# [Exercise]
Beginning with the first line, transcribe the entries below exactly through the line containing "0, w_bytes, 0x00020000);", inclusive.

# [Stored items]
· · ·

template <int CK, int DEPTH, int TRACE, int NBW, int SPLIT, int WV, int AT, int CHAIN, int R16 = 0>
__device__ __forceinline__ void conv_layer_body(const ConvArgs &p, unsigned in_bytes, unsigned w_bytes) {
  static_assert(!R16 || (SPLIT == 2 && AT), "bf16 rows: bf16-operand arithmetic, line-wise gather");
  constexpr int AUX = CHAIN ? 16 : 0;
  static_assert(!SPLIT || CK == 16 || AT, "split-precision path: 16-channel slices");
  static_assert(!AT || (SPLIT && CK == 32), "line-wise gather: split path, 32-channel items");
  static_assert(WV == 2 || WV == 4 || WV == 8 || WV == 16, "2, 4, 8 or 16 waves per workgroup");
  constexpr int RR = 16 / WV;
  constexpr int WV_SHIFT = WV == 2 ? 1 : WV == 4 ? 2 : WV == 8 ? 3 : 4;
  constexpr int HC = CK / 2;
  constexpr int NQ = HC / 4;
  extern __shared__ __attribute__((aligned(16))) char smem_raw[];
  const int wave = __builtin_amdgcn_readfirstlane(threadIdx.x >> 6), lane = threadIdx.x & 63;
  const int arow = lane & 31, ahalf = lane >> 5;
  float *red = reinterpret_cast<float *>(smem_raw);
  int32_t *meta_lds = reinterpret_cast<int32_t *>(red + WV * NBW * 16 * 64);

  const int G = gridDim.x;
  const int units_per_tile = p.col_units * p.ksplit;
  const int num_units = p.num_units;
  const int n_slices = R16 ? (p.Cin + 63) / 64 : p.Cin / CK;
  const int c8 = p.Cin / 8;
  const int tileK = kTileRows * p.K;
  const int nbr_base = arow * p.K;
  const bool final_out = p.ksplit == 1;
  const bool add_res = p.residual != nullptr && final_out;
  const bool post = p.post_scale != nullptr && final_out;
  const bool act = p.out_act != nullptr && final_out;
  const bool combine = p.done != nullptr && !final_out;
  const int num_tiles = (p.M_out + kTileRows - 1) / kTileRows;
  const unsigned out_bytes = static_cast<unsigned>(p.M_out) * p.Cout * 4u;
  const bool out16 = SPLIT == 2 && p.out16 != 0, res16 = SPLIT == 2 && p.res16 != 0;
  const unsigned fin_bytes = out16 ? out_bytes >> 1 : out_bytes;
  const unsigned res_bytes = res16 ? out_bytes >> 1 : out_bytes;

  const __amdgpu_buffer_rsrc_t rs_in =
      __builtin_amdgcn_make_buffer_rsrc(const_cast<float *>(p.in), 0, in_bytes, 0x00020000);
  const __amdgpu_buffer_rsrc_t rs_w =
      __builtin_amdgcn_make_buffer_rsrc(const_cast<float *>(p.w), 0, w_bytes, 0x00020000);
  const __amdgpu_buffer_rsrc_t rs_res = __builtin_amdgcn_make_buffer_rsrc(
      const_cast<float *>(add_res ? p.residual : p.in), 0, add_res ? res_bytes : 0u, 0x00020000);
  const __amdgpu_buffer_rsrc_t rs_out = __builtin_amdgcn_make_buffer_rsrc(
      p.out, 0, final_out ? fin_bytes : out_bytes * static_cast<unsigned>(p.ksplit), 0x00020000);
  const __amdgpu_buffer_rsrc_t rs_act = __builtin_amdgcn_make_buffer_rsrc(
      act ? p.out_act : p.out, 0, act ? fin_bytes : 0u, 0x00020000);
  const bool c_res = combine && p.residual != nullptr, c_act = combine && p.out_act != nullptr;
  const __amdgpu_buffer_rsrc_t rs_cres = __builtin_amdgcn_make_buffer_rsrc(
      const_cast<float *>(c_res ? p.residual : p.in), 0, c_res ? res_bytes : 0u, 0x00020000);
  const __amdgpu_buffer_rsrc_t rs_cout = __builtin_amdgcn_make_buffer_rsrc(
      combine ? p.out_final : p.out, 0, combine ? fin_bytes : 0u, 0x00020000);
  const __amdgpu_buffer_rsrc_t rs_cact = __builtin_amdgcn_make_buffer_rsrc(
      c_act ? p.out_act : p.out, 0, c_act ? fin_bytes : 0u, 0x00020000);
  auto ld_row = [&](const __amdgpu_buffer_rsrc_t &rs, unsigned off, int n, bool h16) -> float {
    if constexpr (SPLIT == 2) {
      if (h16)
        return bf16_f32(static_cast<uint16_t>(__builtin_amdgcn_raw_buffer_load_b16(rs, off >> 1, n * 64, AUX)));
// ... 19 lines not shown
    Unit d;
    int sub;
    if (u < full) {
      const int blk = udiv(u >> 3, p.magic_upt);
      const int i = u - blk * group;
      d.tile = blk * 8 + (i & 7);
      sub = i >> 3;
    } else {
      d.tile = udiv(u, p.magic_upt);
      sub = u - d.tile * units_per_tile;
    }
    d.ks = udiv(sub, p.magic_cu);
    d.cu = sub - d.ks * p.col_units;
    return d;
  };

  int32_t *ctl = meta_lds + 2 * kMetaInts;
  const unsigned meta_lds_addr = __builtin_amdgcn_readfirstlane(
      static_cast<unsigned>(reinterpret_cast<uintptr_t>(meta_lds)));
  auto dma_meta = [&](int tile, int buf) {
    const unsigned dst = meta_lds_addr + static_cast<unsigned>(buf * kMetaInts) * 4u;
    const int32_t *blk = p.nbr_tiles + static_cast<long long>(tile) * tileK;
#pragma unroll
    for (int q = 0; q < 4; ++q) {
      const int e = q * 256 + lane * 4;
      if (e < tileK) lds_dma_b128(blk + e, dst + q * 1024);
    }
    if (lane < kTileRows) lds_dma_b32(p.order + tile * kTileRows + lane, dst + kRowsAt * 4);
    if (lane == 0) lds_dma_b32(p.tile_mask + tile, dst + kMaskAt * 4);
  };
  (void)num_tiles;

  constexpr int NPL = SPLIT == 2 ? 1 : 3;
  constexpr int NB_ = R16 ? 4 : AT ? 2 * NPL : SPLIT ? NPL : NQ;
  struct Slice { f4 a[NQ]; f4 b[NBW][NB_]; int nsl; };
  const int plane_bytes = p.K * c8 * p.Cout * 16;
  const int planes_at = 2 * plane_bytes;
  struct Ctx {
    const int32_t *meta;
    uint32_t wg_mask;
    int col, ks, k, s, kp, sp, rem;
    int pair;
    int v_w;
    float ps[NBW], pb[NBW], as[NBW], ab[NBW];
    unsigned o_off[RR];
    bool col_ok;
  };

  Slice S[DEPTH];
  float resv[NBW][RR];

  f4 *tr_lds = reinterpret_cast<f4 *>(ctl + 4) + wave * 256;
  const unsigned row_pitch = static_cast<unsigned>(p.Cin) * 4u, lane_chunk = static_cast<unsigned>(lane & 7) * 16u;
  auto load = [&](const Ctx &c, int k, int s, Slice &S) {
    if constexpr (R16) {
#pragma unroll
      for (int q = 0; q < 4; ++q) {
        const unsigned src = static_cast<unsigned>(c.meta[(8 * q + (lane >> 3)) * p.K + k]);
        const unsigned v_a = __umul24(src, row_pitch >> 1) + lane_chunk;
        S.a[q] = __builtin_bit_cast(f4, __builtin_amdgcn_raw_buffer_load_b128(rs_in, v_a, s * 128, AUX));
      }
      const int s_w = planes_at + (k * c8 + s * 8) * p.Cout * 16;
      const int nsl = s * 64 + 64 <= p.Cin ? 4 : 2;
      S.nsl = nsl;
#pragma unroll
      for (int n = 0; n < NBW; ++n)
#pragma unroll
        for (int sl = 0; sl < 4; ++sl)
          S.b[n][sl] = __builtin_bit_cast(f4, __builtin_amdgcn_raw_buffer_load_b128(
                                                  rs_w, c.v_w + n * 512, s_w + (sl < nsl ? sl : sl - 2) * (2 * p.Cout * 16), 0));
      return;
    }
    if constexpr (AT) {
#pragma unroll
      for (int q = 0; q < 4; ++q) {
        unsigned src = static_cast<unsigned>(c.meta[(8 * q + (lane >> 3)) * p.K + k]);
        if (SG_WHATIF & 16) src = static_cast<unsigned>(c.pair * 32 + 8 * q + (lane >> 3)) % static_cast<unsigned>(p.M_out);
        const unsigned v_a = __umul24(src, row_pitch) + lane_chunk;
        S.a[q] = __builtin_bit_cast(f4, __builtin_amdgcn_raw_buffer_load_b128(rs_in, v_a, s * 128, AUX));
      }
      const int s_w = planes_at + (k * c8 + s * 4) * p.Cout * 16;
#pragma unroll
      for (int n = 0; n < NBW; ++n)
#pragma unroll
        for (int sl = 0; sl < 2; ++sl)
#pragma unroll
          for (int pl = 0; pl < NPL; ++pl) {
            if ((SG_WHATIF & 1) && pl > 0) { S.b[n][sl * NPL + pl] = S.b[n][sl * NPL]; continue; }
            S.b[n][sl * NPL + pl] = __builtin_bit_cast(f4, __builtin_amdgcn_raw_buffer_load_b128(
                                                             rs_w, c.v_w + n * 512,
                                                             s_w + sl * (2 * p.Cout * 16) + pl * plane_bytes, 0));
          }
      return;
    }
    const int src = c.meta[nbr_base + k];
    const unsigned v_a = src >= 0 ? static_cast<unsigned>(src * p.Cin + ahalf * HC) * 4u : kOob;
    const int s_a = s * (CK * 4);
#pragma unroll
    for (int q = 0; q < NQ; ++q)
      S.a[q] = __builtin_bit_cast(f4, __builtin_amdgcn_raw_buffer_load_b128(rs_in, v_a + q * 16, s_a, AUX));
    if constexpr (SPLIT) {
      const int s_w = planes_at + (k * c8 + s * 2) * p.Cout * 16;
#pragma unroll
      for (int n = 0; n < NBW; ++n)
#pragma unroll
        for (int pl = 0; pl < NPL; ++pl)
          S.b[n][pl] = __builtin_bit_cast(f4, __builtin_amdgcn_raw_buffer_load_b128(
                                                  rs_w, c.v_w + n * 512, s_w + pl * plane_bytes, 0));
    } else {
      const int s_w = (k * c8 + s * (CK / 8)) * p.Cout * 32;
#pragma unroll
      for (int n = 0; n < NBW; ++n)
#pragma unroll
        for (int q = 0; q < NQ; ++q)
          S.b[n][q] = __builtin_bit_cast(f4, __builtin_amdgcn_raw_buffer_load_b128(
                                                 rs_w, c.v_w + n * 1024 + (q & 1) * 16,
                                                 s_w + (q >> 1) * (p.Cout * 32), 0));
    }
  };

  auto advance = [&](const Ctx &c, int &k, int &s) {
    if (++s == n_slices) {
      s = 0;
      const uint32_t rest = c.wg_mask & ~((2u << k) - 1u);
      k = rest ? __builtin_ctz(rest) : k;
    }
  };

  auto setup = [&](const Unit &d, int buf, Ctx &c) {
    c.ks = d.ks;
    c.pair = d.tile * p.col_units + d.cu;
    c.meta = meta_lds + buf * kMetaInts;
    uint32_t m = static_cast<uint32_t>(c.meta[kMaskAt]);
    if (!final_out) {
      const int k_lo = d.ks * p.k_per_split, k_hi = min(p.K, k_lo + p.k_per_split);
      m &= ((1u << k_hi) - 1u) & ~((1u << k_lo) - 1u);
    }
    m = __builtin_amdgcn_readfirstlane(m);
    c.wg_mask = m;
    c.col = d.cu * (32 * NBW) + arow;
    c.col_ok = c.col < p.Cout;
    const int colc = min(c.col, p.Cout - 1);
    c.v_w = SPLIT ? (ahalf * p.Cout + colc) * 16 : (ahalf * (HC / 8) * p.Cout + colc) * 32;
    const int items = __builtin_popcount(m) * n_slices;
    const int per = (items + WV - 1) >> WV_SHIFT;
// ... 110 lines not shown
          }
          acc[n] = __builtin_amdgcn_mfma_f32_32x32x16_bf16(al, bh, acc[n], 0, 0, 0);
          acc[n] = __builtin_amdgcn_mfma_f32_32x32x16_bf16(am, bm, acc[n], 0, 0, 0);
          acc[n] = __builtin_amdgcn_mfma_f32_32x32x16_bf16(ah, bl, acc[n], 0, 0, 0);
          acc[n] = __builtin_amdgcn_mfma_f32_32x32x16_bf16(am, bh, acc[n], 0, 0, 0);
          acc[n] = __builtin_amdgcn_mfma_f32_32x32x16_bf16(ah, bm, acc[n], 0, 0, 0);
          acc[n] = __builtin_amdgcn_mfma_f32_32x32x16_bf16(ah, bh, acc[n], 0, 0, 0);
        }
      }
      return;
    }
    if constexpr (SPLIT) {
      const float af[8] = {S.a[0][0], S.a[0][1], S.a[0][2], S.a[0][3], S.a[1][0], S.a[1][1], S.a[1][2], S.a[1][3]};
      if constexpr (SPLIT == 2) {
        const bf16x8 ah = round_bf16(af);
#pragma unroll
        for (int n = 0; n < NBW; ++n)
          acc[n] = __builtin_amdgcn_mfma_f32_32x32x16_bf16(ah, __builtin_bit_cast(bf16x8, S.b[n][0]), acc[n], 0,
                                                           0, 0);
        return;
      }
      bf16x8 ah, am, al;
      split3(af, ah, am, al);
#pragma unroll
      for (int n = 0; n < NBW; ++n) {
        const bf16x8 bh = __builtin_bit_cast(bf16x8, S.b[n][0]);
        const bf16x8 bm = __builtin_bit_cast(bf16x8, S.b[n][1]);
        const bf16x8 bl = __builtin_bit_cast(bf16x8, S.b[n][2]);
        acc[n] = __builtin_amdgcn_mfma_f32_32x32x16_bf16(al, bh, acc[n], 0, 0, 0);
        acc[n] = __builtin_amdgcn_mfma_f32_32x32x16_bf16(am, bm, acc[n], 0, 0, 0);
        acc[n] = __builtin_amdgcn_mfma_f32_32x32x16_bf16(ah, bl, acc[n], 0, 0, 0);
        acc[n] = __builtin_amdgcn_mfma_f32_32x32x16_bf16(am, bh, acc[n], 0, 0, 0);
        acc[n] = __builtin_amdgcn_mfma_f32_32x32x16_bf16(ah, bm, acc[n], 0, 0, 0);
        acc[n] = __builtin_amdgcn_mfma_f32_32x32x16_bf16(ah, bh, acc[n], 0, 0, 0);
      }
      return;
    }
#pragma unroll
    for (int q = 0; q < NQ; ++q) {
      asm volatile("" : "+v"(S.a[q]));
#pragma unroll
      for (int n = 0; n < NBW; ++n) asm volatile("" : "+v"(S.b[n][q]));
    }
    __builtin_amdgcn_sched_barrier(0);
#pragma unroll
    for (int q = 0; q < NQ; ++q)
#pragma unroll
      for (int j = 0; j < 4; ++j)
#pragma unroll
        for (int n = 0; n < NBW; ++n)
          acc[n] = __builtin_amdgcn_mfma_f32_32x32x2f32(S.a[q][j], S.b[n][q][j], acc[n], 0, 0, 0);
  };

  unsigned long long stamp[8];
  auto mark = [&](int i) {
    if constexpr (TRACE) stamp[i] = __builtin_readcyclecounter();
  };

  const int xcd = blockIdx.x & 7;
  const int dyn0 = (p.dyn_rounds == 1 ? 1 : 2) * G;
  const bool draws = p.queue != nullptr && dyn0 < num_units;
  const bool draw_first = draws && p.dyn_rounds == 1;
  auto barrier = [] {
    asm volatile("s_waitcnt lgkmcnt(0)\n\ts_barrier" ::: "memory");
  };

  if (static_cast<int>(blockIdx.x) >= num_units) return;
  int round = 0, u = blockIdx.x, buf = 0;
  Unit du = decode(u);
  unsigned ticket = 0;
  bool drawing = true;
  if (wave == 0) {
    if (lane == 0 && draw_first)
      ticket = __hip_atomic_fetch_add(p.queue + xcd * kTicketStride, 1u, __ATOMIC_RELAXED, __HIP_MEMORY_SCOPE_AGENT);
    dma_meta(du.tile, 0);
    asm volatile("s_waitcnt vmcnt(0)" ::: "memory");
  }
  barrier();
  Ctx c;
  setup(du, 0, c);

  while (true) {
    mark(0);
    int un_w0 = -1;
    if (wave == 0) {
      if ((round == 0 && !draw_first) || !draws) {
        const int r = round + 1;
        const int b = static_cast<int>(blockIdx.x);
        const int rev = (G & 7) == 0 ? G - 8 - (b & ~7) + (b & 7) : G - 1 - b;
        un_w0 = r * G + ((__builtin_popcount(r) & 1) ? rev : b);
      } else if (drawing) {
        const unsigned t = __builtin_amdgcn_readfirstlane(ticket);
        un_w0 = dyn0 + static_cast<int>(t) * 8 + xcd;
      }
      if (un_w0 >= num_units || un_w0 < 0) {
        un_w0 = -1;
        drawing = false;
      }
      if (un_w0 >= 0) dma_meta(decode(un_w0).tile, buf ^ 1);
      if (lane == 0) ctl[buf ^ 1] = un_w0;
    }
#pragma unroll
    for (int n = 0; n < NBW; ++n)
#pragma unroll
      for (int r = 0; r < 16; ++r) acc[n][r] = 0.f;
    {
      int kp = c.kp, sp = c.sp, issued = DEPTH - 1;
      const int rem = c.rem;
      for (int g = rem / DEPTH; g > 0; --g) {
#pragma unroll
        for (int i = 0; i < DEPTH; ++i) {
          int k2 = kp, s2 = sp;
          advance(c, k2, s2);
          const bool more = issued < rem;
          kp = more ? k2 : kp;
          sp = more ? s2 : sp;
          ++issued;
          load(c, kp, sp, S[(i + DEPTH - 1) % DEPTH]);
          __builtin_amdgcn_sched_barrier(0);
          compute(S[i]);
          __builtin_amdgcn_sched_barrier(0);
        }
      }
      const int tail = rem % DEPTH;
#pragma unroll
      for (int i = 0; i < DEPTH - 1; ++i)
        if (i < tail) compute(S[i]);
    }
    if constexpr (TRACE) { asm volatile("" : "+v"(acc[0][0])); }
    mark(1);

    if (wave == 0) {
      asm volatile("s_waitcnt vmcnt(0)" ::: "memory");
      if (lane == 0 && draws)
        ticket = __hip_atomic_fetch_add(p.queue + xcd * kTicketStride, 1u, __ATOMIC_RELAXED,
                                        __HIP_MEMORY_SCOPE_AGENT);
    }

    barrier();
    mark(2);
#pragma unroll
    for (int n = 0; n < NBW; ++n)
#pragma unroll
      for (int reg = 0; reg < 16; ++reg) red[((wave * NBW + n) * 16 + reg) * 64 + lane] = acc[n][reg];
    barrier();
    mark(3);
    const int un = __builtin_amdgcn_readfirstlane(ctl[buf ^ 1]);
    const bool has_next = un >= 0;
    const Unit dn = decode(has_next ? un : u);

    float v[NBW][RR], va[NBW][RR];
    unsigned o_off[RR];
    {
      float part[NBW][RR][WV];
#pragma unroll
      for (int n = 0; n < NBW; ++n)
#pragma unroll
        for (int rr = 0; rr < RR; ++rr) {
          const int reg = wave * RR + rr;
// ... 79 lines not shown
          for (int j = 0; j < 4; ++j)
#pragma unroll
            for (int rr = 0; rr < RR; ++rr)
#pragma unroll
              for (int n = 0; n < NBW; ++n) t[n][rr] += q[j][n][rr];
        }
        for (; ks < p.ksplit; ++ks) {
          float q[NBW][RR];
#pragma unroll
          for (int rr = 0; rr < RR; ++rr)
#pragma unroll
            for (int n = 0; n < NBW; ++n) q[n][rr] = part(ks, rr, n);
#pragma unroll
          for (int rr = 0; rr < RR; ++rr)
#pragma unroll
            for (int n = 0; n < NBW; ++n) t[n][rr] += q[n][rr];
        }
        float res[NBW][RR];
#pragma unroll
        for (int rr = 0; rr < RR; ++rr)
#pragma unroll
          for (int n = 0; n < NBW; ++n)
            res[n][rr] = ld_row(rs_cres, o_off[rr], n, res16);
#pragma unroll
        for (int rr = 0; rr < RR; ++rr)
#pragma unroll
          for (int n = 0; n < NBW; ++n) {
            float x = t[n][rr] + res[n][rr];
            if (p.post_scale) x = fmaxf(fmaf(x, ps[n], pb[n]), 0.f);
            st_row(x, rs_cout, o_off[rr], 0u, n, out16);
            st_row(fmaxf(fmaf(x, as[n], ab[n]), 0.f), rs_cact, o_off[rr], 0u, n, out16);
          }
      }
    }
    mark(5);
    if constexpr (TRACE) {
      if (lane == 0 && p.trace && wave < kWavesPerWg) {
        unsigned long long *t = p.trace + (static_cast<long long>(u) * kWavesPerWg + wave) * 8;
        for (int i = 0; i < 6; ++i) t[i] = stamp[i];
        unsigned hw, xcc;
        asm volatile("s_getreg_b32 %0, hwreg(HW_REG_HW_ID)" : "=s"(hw));
        asm volatile("s_getreg_b32 %0, hwreg(HW_REG_XCC_ID)" : "=s"(xcc));
        t[6] = static_cast<unsigned long long>(blockIdx.x);
        t[7] = (static_cast<unsigned long long>(rem_done) << 48) | (static_cast<unsigned long long>(xcc & 0xf) << 32) | hw;
      }
    }
    if (!has_next) break;
    u = un;
    ++round;
    buf ^= 1;
  }
}

template <int CK, int DEPTH, int TRACE, int WPE, int NBW = 1, int SPLIT = 0, int WV = 4, int AT = 0, int R16 = 0>
__global__ void __launch_bounds__(64 * WV, WPE) gather_conv_persistent_kernel(ConvArgs p, unsigned in_bytes,
                                                                             unsigned w_bytes) {
  conv_layer_body<CK, DEPTH, TRACE, NBW, SPLIT, WV, AT, 0, R16>(p, in_bytes, w_bytes);
}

· · ·

# [Written response]
template <int CK, int DEPTH, int TRACE, int NBW, int SPLIT, int WV, int AT, int CHAIN, int R16 = 0>
__device__ __forceinline__ void conv_layer_body(const ConvArgs &p, unsigned in_bytes, unsigned w_bytes) {
  static_assert(!R16 || (SPLIT == 2 && AT), "bf16 rows: bf16-operand arithmetic, line-wise gather");
  constexpr int AUX = CHAIN ? 16 : 0;
  static_assert(!SPLIT || CK == 16 || AT, "split-precision path: 16-channel slices");
  static_assert(!AT || (SPLIT && CK == 32), "line-wise gather: split path, 32-channel items");
  static_assert(WV == 2 || WV == 4 || WV == 8 || WV == 16, "2, 4, 8 or 16 waves per workgroup");
  constexpr int RR = 16 / WV;
  constexpr int WV_SHIFT = WV == 2 ? 1 : WV == 4 ? 2 : WV == 8 ? 3 : 4;
  constexpr int HC = CK / 2;
  constexpr int NQ = HC / 4;
  extern __shared__ __attribute__((aligned(16))) char smem_raw[];
  const int wave = __builtin_amdgcn_readfirstlane(threadIdx.x >> 6), lane = threadIdx.x & 63;
  const int arow = lane & 31, ahalf = lane >> 5;
  float *red = reinterpret_cast<float *>(smem_raw);
  int32_t *meta_lds = reinterpret_cast<int32_t *>(red + WV * NBW * 16 * 64);

  const int G = gridDim.x;
  const int units_per_tile = p.col_units * p.ksplit;
  const int num_units = p.num_units;
  const int n_slices = R16 ? (p.Cin + 63) / 64 : p.Cin / CK;
  const int c8 = p.Cin / 8;
  const int tileK = kTileRows * p.K;
  const int nbr_base = arow * p.K;
  const bool final_out = p.ksplit == 1;
  const bool add_res = p.residual != nullptr && final_out;
  const bool post = p.post_scale != nullptr && final_out;
  const bool act = p.out_act != nullptr && final_out;
  const bool combine = p.done != nullptr && !final_out;
  const int num_tiles = (p.M_out + kTileRows - 1) / kTileRows;
  const unsigned out_bytes = static_cast<unsigned>(p.M_out) * p.Cout * 4u;
  const bool out16 = SPLIT == 2 && p.out16 != 0, res16 = SPLIT == 2 && p.res16 != 0;
  const unsigned fin_bytes = out16 ? out_bytes >> 1 : out_bytes;
  const unsigned res_bytes = res16 ? out_bytes >> 1 : out_bytes;

  const __amdgpu_buffer_rsrc_t rs_in =
      __builtin_amdgcn_make_buffer_rsrc(const_cast<float *>(p.in), 0, in_bytes, 0x00020000);
  const __amdgpu_buffer_rsrc_t rs_w =
      __builtin_amdgcn_make_buffer_rsrc(const_cast<float *>(p.w), 0, w_bytes, 0x00020000);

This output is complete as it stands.